Produce the tally of lines in the material below that hold "value", without anything else.

────────────────────────────────────────

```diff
@@ -690,8 +736,17 @@
 
 int vd_model_forward_backward(vd_model* m, int only_forward) {
   VdRange r(only_forward ? "vd_model_forward" : "vd_model_forward_backward");
+  VD_CHECK_ARG(m && m->uploaded >= 0, "no batch uploaded");
+#ifdef VD_PROBE_EARLY_ENC_WG
+  const bool pending = false;
+  if (!only_forward) VD_TRY(defer_run(m, false, false));
+#else
+  const bool pending = !only_forward && (!m->defer_list.empty() || m->defer_adam);
+#endif
+  if (pending) VD_TRY(defer_run(m, false, true));
+  else VD_TRY(defer_flush(m));
   BatchSlot* b = nullptr;
-  VD_TRY(begin_step(m, !only_forward, &b));
+  VD_TRY(begin_step(m, !only_forward, &b, pending));
   if (!only_forward) m->ocache.flush();
   const int rc = m->dec->forward_backward(m, *b, only_forward != 0);
   VD_HIP(hipEventRecord(b->done, m->s_main));
@@ -700,6 +755,8 @@
 
 int vd_model_retrieve(vd_model* m) {
   VdRange r("vd_model_retrieve");
+  VD_CHECK_ARG(m, "vd_model_retrieve: null model");
+  VD_TRY(defer_flush(m));
   BatchSlot* b = nullptr;
   VD_TRY(begin_step(m, false, &b));
   const int rc = m->dec->retrieve(m, *b);
@@ -709,6 +766,8 @@
 
 int vd_model_retrieve_lhood(vd_model* m) {
   VdRange r("vd_model_retrieve_lhood");
+  VD_CHECK_ARG(m, "vd_model_retrieve_lhood: null model");
+  VD_TRY(defer_flush(m));
   BatchSlot* b = nullptr;
   VD_TRY(begin_step(m, false, &b));
   const int rc = m->dec->retrieve_lhood(m, *b);
@@ -717,6 +776,8 @@
 }
 
 int vd_model_encode(vd_model* m) {
+  VD_CHECK_ARG(m, "vd_model_encode: null model");
+  VD_TRY(defer_flush(m));
   BatchSlot* b = nullptr;
   VD_TRY(begin_step(m, false, &b));
   m->gen_enc_out = nullptr;
@@ -770,6 +831,18 @@
   m->ocache.flush();
   const double t = m->adam_t;
   const float step = (float)(m->lr * sqrt(1.0 - pow(0.999, t)) / (1.0 - pow(0.9, t)));
+  if (m->defer_adam) VD_TRY(defer_flush(m));
+#ifndef VD_PROBE_EARLY_ENC_WG
+  if (!m->defer_list.empty()) {
+    int64_t lo = 0, hi = 0;
+    VD_TRY(vd_model_encoder_range(m, &lo, &hi));
+    VD_TRY(vd_clamp_adam(m->W, m->G, m->M, m->V, lo, gscale, 5.0f, 0.9f, 0.999f, 1e-8f, step, m->s_main));
+    VD_TRY(vd_clamp_adam(m->W + hi, m->G + hi, m->M + hi, m->V + hi, m->numel - hi, gscale, 5.0f, 0.9f, 0.999f, 1e-8f, step, m->s_main));
+    m->defer_adam = true;
+    m->defer_gscale = gscale;
+    m->defer_step = step;
+  } else
+#endif
   VD_TRY(vd_clamp_adam(m->W, m->G, m->M, m->V, m->numel, gscale, 5.0f, 0.9f, 0.999f, 1e-8f, step, m->s_main));
   VD_HIP(hipEventRecord(m->ev_updated, m->s_main));
   m->updated_recorded = true;
@@ -844,6 +917,7 @@
 
 int vd_model_synchronize(vd_model* m) {
   VD_CHECK_ARG(m, "vd_model_synchronize: null model");
+  VD_TRY(defer_flush(m));
   for (hipStream_t s : {m->s_side, m->s_wg, m->s_main})
     if (s) VD_HIP(hipStreamSynchronize(s));
   return VD_OK;
diff --git a/visdial_amd/native.py b/visdial_amd/native.py
--- a/visdial_amd/native.py
+++ b/visdial_amd/native.py
@@ -138,10 +138,10 @@
     def wrapperW(self):
         if self._W is None:
             import torch
-            ptrs = [C.c_void_p() for _ in range(4)]
-            call("vd_model_flat_pointers", self.h, *[C.byref(x) for x in ptrs])
+            w = C.c_void_p()
+            call("vd_model_flat_pointers", self.h, C.byref(w), None, None, None)
             n = int(_lib.load().vd_model_flat_size(self.h))
-            self._W = torch.as_tensor(_DevArray(ptrs[0].value, n), device='cuda')
+            self._W = torch.as_tensor(_DevArray(w.value, n), device='cuda')
         self.synchronize()
         return self._W
 
```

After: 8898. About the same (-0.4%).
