struct ReadDesc {
    int32_t pos0;
    uint32_t meta;
    int64_t aoff;
};
struct ReadExt {
    int64_t cig_off;
    int32_t n_cigar;
    int32_t n_bases;
};
static_assert(sizeof(ReadDesc) == 16 && sizeof(ReadExt) == 16, "descriptor layout");
constexpr uint32_t kDescLenMask = 0xFFFFFu;
constexpr uint32_t kDescComplex = 1u << 20;
constexpr uint32_t kDescReverse = 1u << 21;
constexpr uint32_t kDescGeneric = 1u << 22;
// ... 101 lines not shown
            const long long a = prev + 1, b = p;
            if (b - a > kGridGapCells || b - A.grid_base >= A.grid_n || a < A.grid_base) atomicOr(&A.state[kStateFrags], kGridBadBit);
            else { c0 = (int)(a - A.grid_base); c1 = (int)(b - A.grid_base); f0 = (int)(A.ops0 + A.cigar_offset[r]); }
        }
    }
    const bool wide = c1 - c0 >= 16;
    if (!wide)
        for (int k = c0; k <= c1; k++) A.grid[k] = f0;
    for (unsigned long long m = __ballot(wide); m != 0ull; m &= m - 1ull) {
        const int src = __builtin_ctzll(m);
        const int b0 = __builtin_amdgcn_readlane(c0, src), b1 = __builtin_amdgcn_readlane(c1, src), f = __builtin_amdgcn_readlane(f0, src);
        for (int k = b0 + lane; k <= b1; k += 64) A.grid[k] = f;
    }
    if (block == (A.n_reads - 1) / 256) {
        const int last_lane = (A.n_reads - 1) & 255;
        if ((int)(threadIdx.x >> 6) == (last_lane >> 6)) {
            const long long p_last = A.position[A.n_reads - 1];
            const long long from = max(p_last + 1 - (long long)A.grid_base, 0ll);
            for (long long k = from + lane; k < (long long)A.grid_n; k += 64) A.grid[k] = 0x7F7F7F7F;
        }
    }
}

__device__ __forceinline__ void shape_reads(const ShapeArgs& A, const int block, const bool ok)
{
    const int r = block * 256 + (int)threadIdx.x;
    int reach = 0;
    bool unsorted = false, complex_read = false, generic_read = false, has_del = false;
    if (r < A.n_reads && ok) {
        const int c0 = A.cigar_offset[r], nc = A.cigar_offset[r + 1] - c0;
        const int s0 = A.seq_offset[r], n = A.seq_offset[r + 1] - s0;
        const int32_t pos0 = A.position[r];
        int phase = 0, lead = 0;
        long long run = 0, ref_span = 0;
        bool simple = true, prev_gap = false, gap_chain = false;
        for (int c = 0; c < nc; c++) {
            const uint8_t t = A.cigar_op[c0 + c];
            const long long len = A.cigar_len[c0 + c];
            if (walk_op_ref_span(t)) ref_span += len;
            if (t == 'D' || t == 'N') { gap_chain = gap_chain || prev_gap; prev_gap = true; }
            if (t == 'M' || t == '=' || t == 'X') {
                prev_gap = false;
                if (phase == 2) simple = false;
                phase = 1;
                run += len;
            } else if (t == 'S') {
                if (phase == 0) lead += (int)len;
                else phase = 2;
            } else if (t == 'H' || t == 'P') {
                if (phase == 1 && t == 'H') phase = 2;
            } else {
                simple = false;
            }
        }
        if (run > (long long)kDescLenMask || run > n - lead) simple = false;
        ReadDesc d;
        d.pos0 = pos0;
        d.meta = (simple ? (uint32_t)run : kDescComplex) | ((A.flags[r] & 1) ? kDescReverse : 0u);
        d.aoff = A.base0 + s0 + (simple ? lead : 0);
        A.desc[A.n0 + r] = d;
        ReadExt e;
        e.cig_off = A.ops0 + c0;
        e.n_cigar = nc;
        e.n_bases = n;
        A.ext[A.n0 + r] = e;
        reach = (int)(ref_span > 0x7FFFFFFFll ? 0x7FFFFFFFll : ref_span);
        complex_read = !simple;
        bool generic = ref_span > 0xFFFFll || gap_chain;
        const long long span16 = (ref_span > 0 ? ref_span - 1 : 0) << kFragSpanShift;
        for (int c = 0; c < nc; c++) generic = generic || A.cigar_len[c0 + c] > kDescLenMask;
        if (generic) {
            d.meta |= kDescGeneric;
            A.desc[A.n0 + r] = d;
        }
        const uint8_t* const quals = A.quals + s0;
        const uint32_t rev = (A.flags[r] & 1) ? kDescReverse : 0u;
        auto dq = [&](int i) {
            const int after = quals[i], before = i > 0 ? quals[i - 1] : after;
            return before >= A.min_bq && after >= A.min_bq;
        };
        auto dir_at = [&](int i) { return A.dirs ? (uint32_t)A.dirs[s0 + i] : (rev ? (uint32_t)PISCES_DIR_REVERSE : (uint32_t)PISCES_DIR_FORWARD); };
        const bool ends_in_del = nc >= 1 && A.cigar_op[c0 + nc - 1] == 'D';
        const bool ends_in_del_soft = nc >= 2 && A.cigar_op[c0 + nc - 2] == 'D' && A.cigar_op[c0 + nc - 1] == 'S';
        int ri = 0;
        long long rp = pos0, last_mapped = (long long)pos0 - 1;
        for (int c = 0; c < nc; c++) {
            const uint8_t t = A.cigar_op[c0 + c];
            const int len = (int)A.cigar_len[c0 + c];
            ReadDesc f;
            f.pos0 = pos0;
            f.meta = rev;
            f.aoff = A.base0 + s0;
            if (!generic && len > 0) {
                if (t == 'M' || t == '=' || t == 'X') {
                    const int have = max(min(len, n - ri), 0);
                    f.meta |= (uint32_t)have;
                    f.aoff = (A.base0 + s0 + ri) | span16 | ((rp - pos0) << kFragDeltaShift);
                } else if (t == 'D' || t == 'N') {
                    int idx = -1, first = (int)(rp - pos0), count = len;
                    uint32_t dir = 0;
                    {
                        int rj = ri;
                        for (int k = c + 1; k < nc && idx < 0; k++) {
                            const uint8_t tk = A.cigar_op[c0 + k];
                            const int lk = (int)A.cigar_len[c0 + k];
                            if ((tk == 'M' || tk == '=' || tk == 'X') && lk > 0) idx = rj;
                            else if (walk_op_read_span(tk)) rj += lk;
                        }
                    }
                    bool counted = false, terminal = false;
                    if (idx >= 0 && idx < n) {
                        counted = dq(idx);
                        dir = dir_at(idx);
                    } else if (t == 'D' && c == nc - 1 && ends_in_del && n > 0) {
                        counted = dq(n - 1);
                        dir = dir_at(n - 1);
                        first = (int)(last_mapped + 1 - pos0);
                        terminal = true;
                    } else if (t == 'D' && c == nc - 2 && ends_in_del_soft) {
                        const int at = n - (int)A.cigar_len[c0 + nc - 1];
                        if (at >= 0 && at < n) {
                            counted = dq(at);
                            dir = dir_at(at);
                            first = (int)(last_mapped + 1 - pos0);
                            terminal = true;
                        }
                    }
                    if (counted && first >= 0 && first <= 0xFFFF) {
                        f.meta = rev | kFragDeletion | (uint32_t)count | (dir << kFragDirShift) | (terminal ? kFragTerminal : 0u);
                        f.aoff = (A.base0 + s0) | span16 | ((long long)first << kFragDeltaShift);
                        has_del = true;
                    }
                }
            }
            A.frag[A.ops0 + c0 + c] = f;
            if (walk_op_ref_span(t)) {
                if (walk_op_read_span(t) && len > 0) last_mapped = rp + len - 1;
                rp += len;
            }
            if (walk_op_read_span(t)) ri += len;
        }
        generic_read = generic;
        if (r > 0) unsorted = A.position[r - 1] > pos0;
        else if (A.n0 > 0) unsorted = A.desc[A.n0 - 1].pos0 > pos0;
    }
#pragma unroll
    for (int d = 32; d >= 1; d >>= 1) reach = max(reach, __shfl_xor(reach, d, 64));
    const bool any_unsorted = __ballot(unsorted) != 0ull, any_complex = __ballot(complex_read) != 0ull;
    const int frag_bits = (__ballot(generic_read) != 0ull ? 1 : 0) | (__ballot(has_del) != 0ull ? 2 : 0);
    if ((threadIdx.x & 63) == 0) {
        if (reach > A.state[kStateReach]) atomicMax(&A.state[kStateReach], reach);
        if (any_unsorted && A.state[kStateUnsorted] == 0) atomicOr(&A.state[kStateUnsorted], 1);
        if (any_complex && A.state[kStateComplex] == 0) atomicOr(&A.state[kStateComplex], 1);
        if (frag_bits & ~A.state[kStateFrags]) atomicOr(&A.state[kStateFrags], frag_bits);
    }
}
__global__ __launch_bounds__(256) void read_shape_kernel(ShapeArgs A)
{
    if ((int)blockIdx.x >= A.shape_blocks) {
        const int b = (int)blockIdx.x - A.shape_blocks;
        if (b < A.enc_blocks) encode_rows(A, b, A.enc_blocks);
        else grid_cells(A, b - A.enc_blocks);
        return;
    }
    shape_reads(A, (int)blockIdx.x, true);
}

enum { kPrepPositionNotPositive = 1, kPrepMalformed = 2, kPrepCigarMismatch = 3, kPrepPastInt32 = 4, kPrepBadDeletionDirection = 5, kPrepBadDirection = 6 };
struct PrepareArgs {
    const int32_t* position;
    const int32_t* cigar_offset;
    const uint8_t* cigar_op;
    const uint32_t* cigar_len;
    const int32_t* seq_offset;
    const uint8_t* quals;
    const uint8_t* del_dirs;
    int32_t n_reads, min_bq, block_size, count_indels;
    int64_t n_ops_total, n_bases_total;
    uint32_t* block_bits;
    int64_t n_block_bits;
    int64_t map_stride;
    int32_t* n_found;
    int32_t* n_pool;
    unsigned long long* first_error;
    int32_t* key_span;
};
constexpr int kPrepReplicas = 32;
__device__ __forceinline__ void set_keys(const PrepareArgs& A, int replica, int64_t a, int64_t b)
{
    uint32_t* const map = A.block_bits + (int64_t)(replica & (kPrepReplicas - 1)) * A.map_stride;
    for (int64_t k = a; k <= b; k++) {
        if (k >= A.n_block_bits) continue;
        const uint32_t bit = 1u << (k & 31);
        uint32_t* const w = &map[k >> 5];
        (void)__hip_atomic_fetch_or(w, bit, __ATOMIC_RELAXED, __HIP_MEMORY_SCOPE_AGENT);
    }
}
__device__ __forceinline__ long long prep_shfl64(long long v, int src_lane)
{
    const int lo = __shfl((int)(v & 0xFFFFFFFFll), src_lane, 64);
    const int hi = __shfl((int)(v >> 32), src_lane, 64);
    return ((long long)hi << 32) | (unsigned int)lo;
}
__device__ __forceinline__ void prepare_reads(const PrepareArgs& A, const int block, int& found_out, int& pool_out, bool& ok_out)
{
    constexpr int kRunSlots = 32;
    __shared__ int s_klo, s_khi, s_plo, s_eqx, s_nruns;
    __shared__ long long s_run_a[kRunSlots], s_run_b[kRunSlots];
    if (threadIdx.x == 0) { s_klo = 0x7FFFFFFF; s_khi = 0; s_plo = 0x7FFFFFFF; s_eqx = 0; s_nruns = 0; }
    __syncthreads();
    const int r = block * 256 + (int)threadIdx.x;
    found_out = pool_out = 0;
    ok_out = false;
    int k_lo = 0x7FFFFFFF, k_hi = 0, p_lo = 0x7FFFFFFF;
    int64_t run_a = 1, run_b = 0;
    bool eqx = false;
    if (r < A.n_reads) {
        int code = 0;
        p_lo = A.position[r];
        const int64_t c0 = A.cigar_offset[r], c1 = A.cigar_offset[r + 1], s0 = A.seq_offset[r], s1 = A.seq_offset[r + 1];
        const int32_t pos0 = A.position[r];
        const int64_t nc = c1 - c0, n = s1 - s0;
        int found = 0, pool = 0;
        if (c0 < 0 || c1 < c0 || c1 > A.n_ops_total || s0 < 0 || s1 < s0 || s1 > A.n_bases_total) code = kPrepMalformed;
        else if (pos0 <= 0) code = kPrepPositionNotPositive;
        if (!code) {
            const uint8_t* const quals = A.quals + s0;
            auto delq = [&](int64_t idx) {
                if (n == 0) return false;
                const int after = idx < n ? quals[idx] : quals[idx - 1];
                const int before = idx > 0 ? quals[idx - 1] : after;
                return before >= A.min_bq && after >= A.min_bq;
            };
            auto touch = [&](int64_t from, int64_t to) {
                if (to < 1) return;
                if (from < 1) from = 1;
                const int64_t a = (from + A.block_size - 1) / A.block_size, b = (to + A.block_size - 1) / A.block_size;
                if (run_b < run_a) { run_a = a; run_b = b; }
                else if (a <= run_b + 1 && b >= run_a - 1) { run_a = min(run_a, a); run_b = max(run_b, b); }
                else { set_keys(A, block, run_a, run_b); run_a = a; run_b = b; }
                k_lo = min(k_lo, (int)a);
                k_hi = max(k_hi, (int)min(b, (int64_t)0x7FFFFFFF));
            };
            int64_t read_span = 0, ref_span = 0;
            bool bad_del_dir = false;
            for (int64_t c = 0; c < nc && !code; c++) {
                const uint8_t t = A.cigar_op[c0 + c];
                const uint32_t len = A.cigar_len[c0 + c];
                if (len > 0x0FFFFFFFu) code = kPrepMalformed;
                if (walk_op_read_span(t)) read_span += len;
                if (walk_op_ref_span(t)) ref_span += len;
                if (A.del_dirs && t == 'D')
                    for (int k = 0; k < 2; k++) {
                        const uint8_t d = A.del_dirs[2 * (c0 + c) + k];
                        if (d > 2 && d != PISCES_DIR_UNTRACKED) bad_del_dir = true;
                    }
                if (A.count_indels) {
                    if (t == 'I' || t == 'D') found++;
                    if (t == 'I' && len > 32u) pool += (int)len;
                    if (t == 'X' || t == '=') eqx = true;
                }
            }
            if (!code && nc > 0 && read_span != n) code = kPrepCigarMismatch;
            if (!code && (int64_t)pos0 + ref_span > 0x7FFFFFFFll) code = kPrepPastInt32;
            if (!code && bad_del_dir) code = kPrepBadDeletionDirection;
            if (!code) {
                int64_t rp = pos0, last_mapped = (int64_t)pos0 - 1, ri = 0;
                for (int64_t c = 0; c < nc; c++) {
                    const uint8_t t = A.cigar_op[c0 + c];
                    const int64_t len = A.cigar_len[c0 + c];
                    if (walk_op_read_span(t) && walk_op_ref_span(t) && len > 0) {
                        if (rp > last_mapped + 1 && ri < n && delq(ri)) touch(last_mapped + 1, rp - 1);
                        touch(rp, rp + len - 1);
                        last_mapped = rp + len - 1;
                    }
                    if (walk_op_ref_span(t)) rp += len;
                    if (walk_op_read_span(t)) ri += len;
                }
                const bool ends_del = nc >= 1 && A.cigar_op[c0 + nc - 1] == 'D';
                const bool ends_del_soft = nc >= 2 && A.cigar_op[c0 + nc - 2] == 'D' && A.cigar_op[c0 + nc - 1] == 'S';
                if (ends_del && n > 0 && delq(n - 1)) touch(last_mapped + 1, last_mapped + (int64_t)A.cigar_len[c0 + nc - 1]);
                if (ends_del_soft) {
                    const int64_t idx = n - (int64_t)A.cigar_len[c0 + nc - 1];
                    if (idx >= 0 && idx < n && delq(idx)) touch(last_mapped + 1, last_mapped + (int64_t)A.cigar_len[c0 + nc - 2]);
                }
            }
        }
        found_out = code ? 0 : found;
        pool_out = code ? 0 : pool;
        ok_out = code == 0;
        if (code) atomicMin(A.first_error, (unsigned long long)r * 8ull + (unsigned long long)code);
    }
    {
        unsigned long long todo = __ballot(run_b >= run_a);
        const int lane = threadIdx.x & 63;
        while (todo) {
            const int l0 = __builtin_ctzll(todo);
            const long long a0 = prep_shfl64((long long)run_a, l0), b0 = prep_shfl64((long long)run_b, l0);
            const unsigned long long same = __ballot(run_b >= run_a && run_a == a0 && run_b == b0);
            if (lane == l0) {
                const int slot = atomicAdd(&s_nruns, 1);
                if (slot < kRunSlots) { s_run_a[slot] = a0; s_run_b[slot] = b0; }
                else set_keys(A, block, a0, b0);
            }
            todo &= ~same;
        }
    }
#pragma unroll
    for (int d = 32; d >= 1; d >>= 1) {
        k_lo = min(k_lo, __shfl_xor(k_lo, d, 64));
        k_hi = max(k_hi, __shfl_xor(k_hi, d, 64));
        p_lo = min(p_lo, __shfl_xor(p_lo, d, 64));
    }
    const bool any_eqx = __ballot(eqx) != 0ull;
// ... 101 lines not shown
    int32_t do_shape;
    int32_t read_blocks, stream_blocks, misc_blocks;
    const uint8_t* s_bases;
    const uint8_t* s_quals;
    const uint8_t* s_dirs;
    uint8_t* d_bases;
    uint8_t* d_quals;
    uint8_t* d_dirs;
    uint8_t* d_codes;
    int64_t n_seq;
    uint32_t enc_min_bq;
    CopyRanges16 C;
    unsigned long long* scan_state;
    unsigned int* done;
    long long* totals;
    PrepVerdict* verdict;
    int32_t* keys_out;
    int32_t capacity;
    int32_t* bad_direction;
    int32_t seq;
    long long* stamps;
};
constexpr int kAddCopiedWord = 1;
__device__ __forceinline__ void wave_wait_vmem() { asm volatile("s_waitcnt vmcnt(0)" ::: "memory"); }
constexpr int kScanDirectBlocks = 4096;
constexpr unsigned long long kScanAggregate = 1ull << 62, kScanInclusive = 2ull << 62, kScanField = 0x7FFFFFFFull;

────────────────────────────────────────

▸ **RESULT OF THE TASK**
2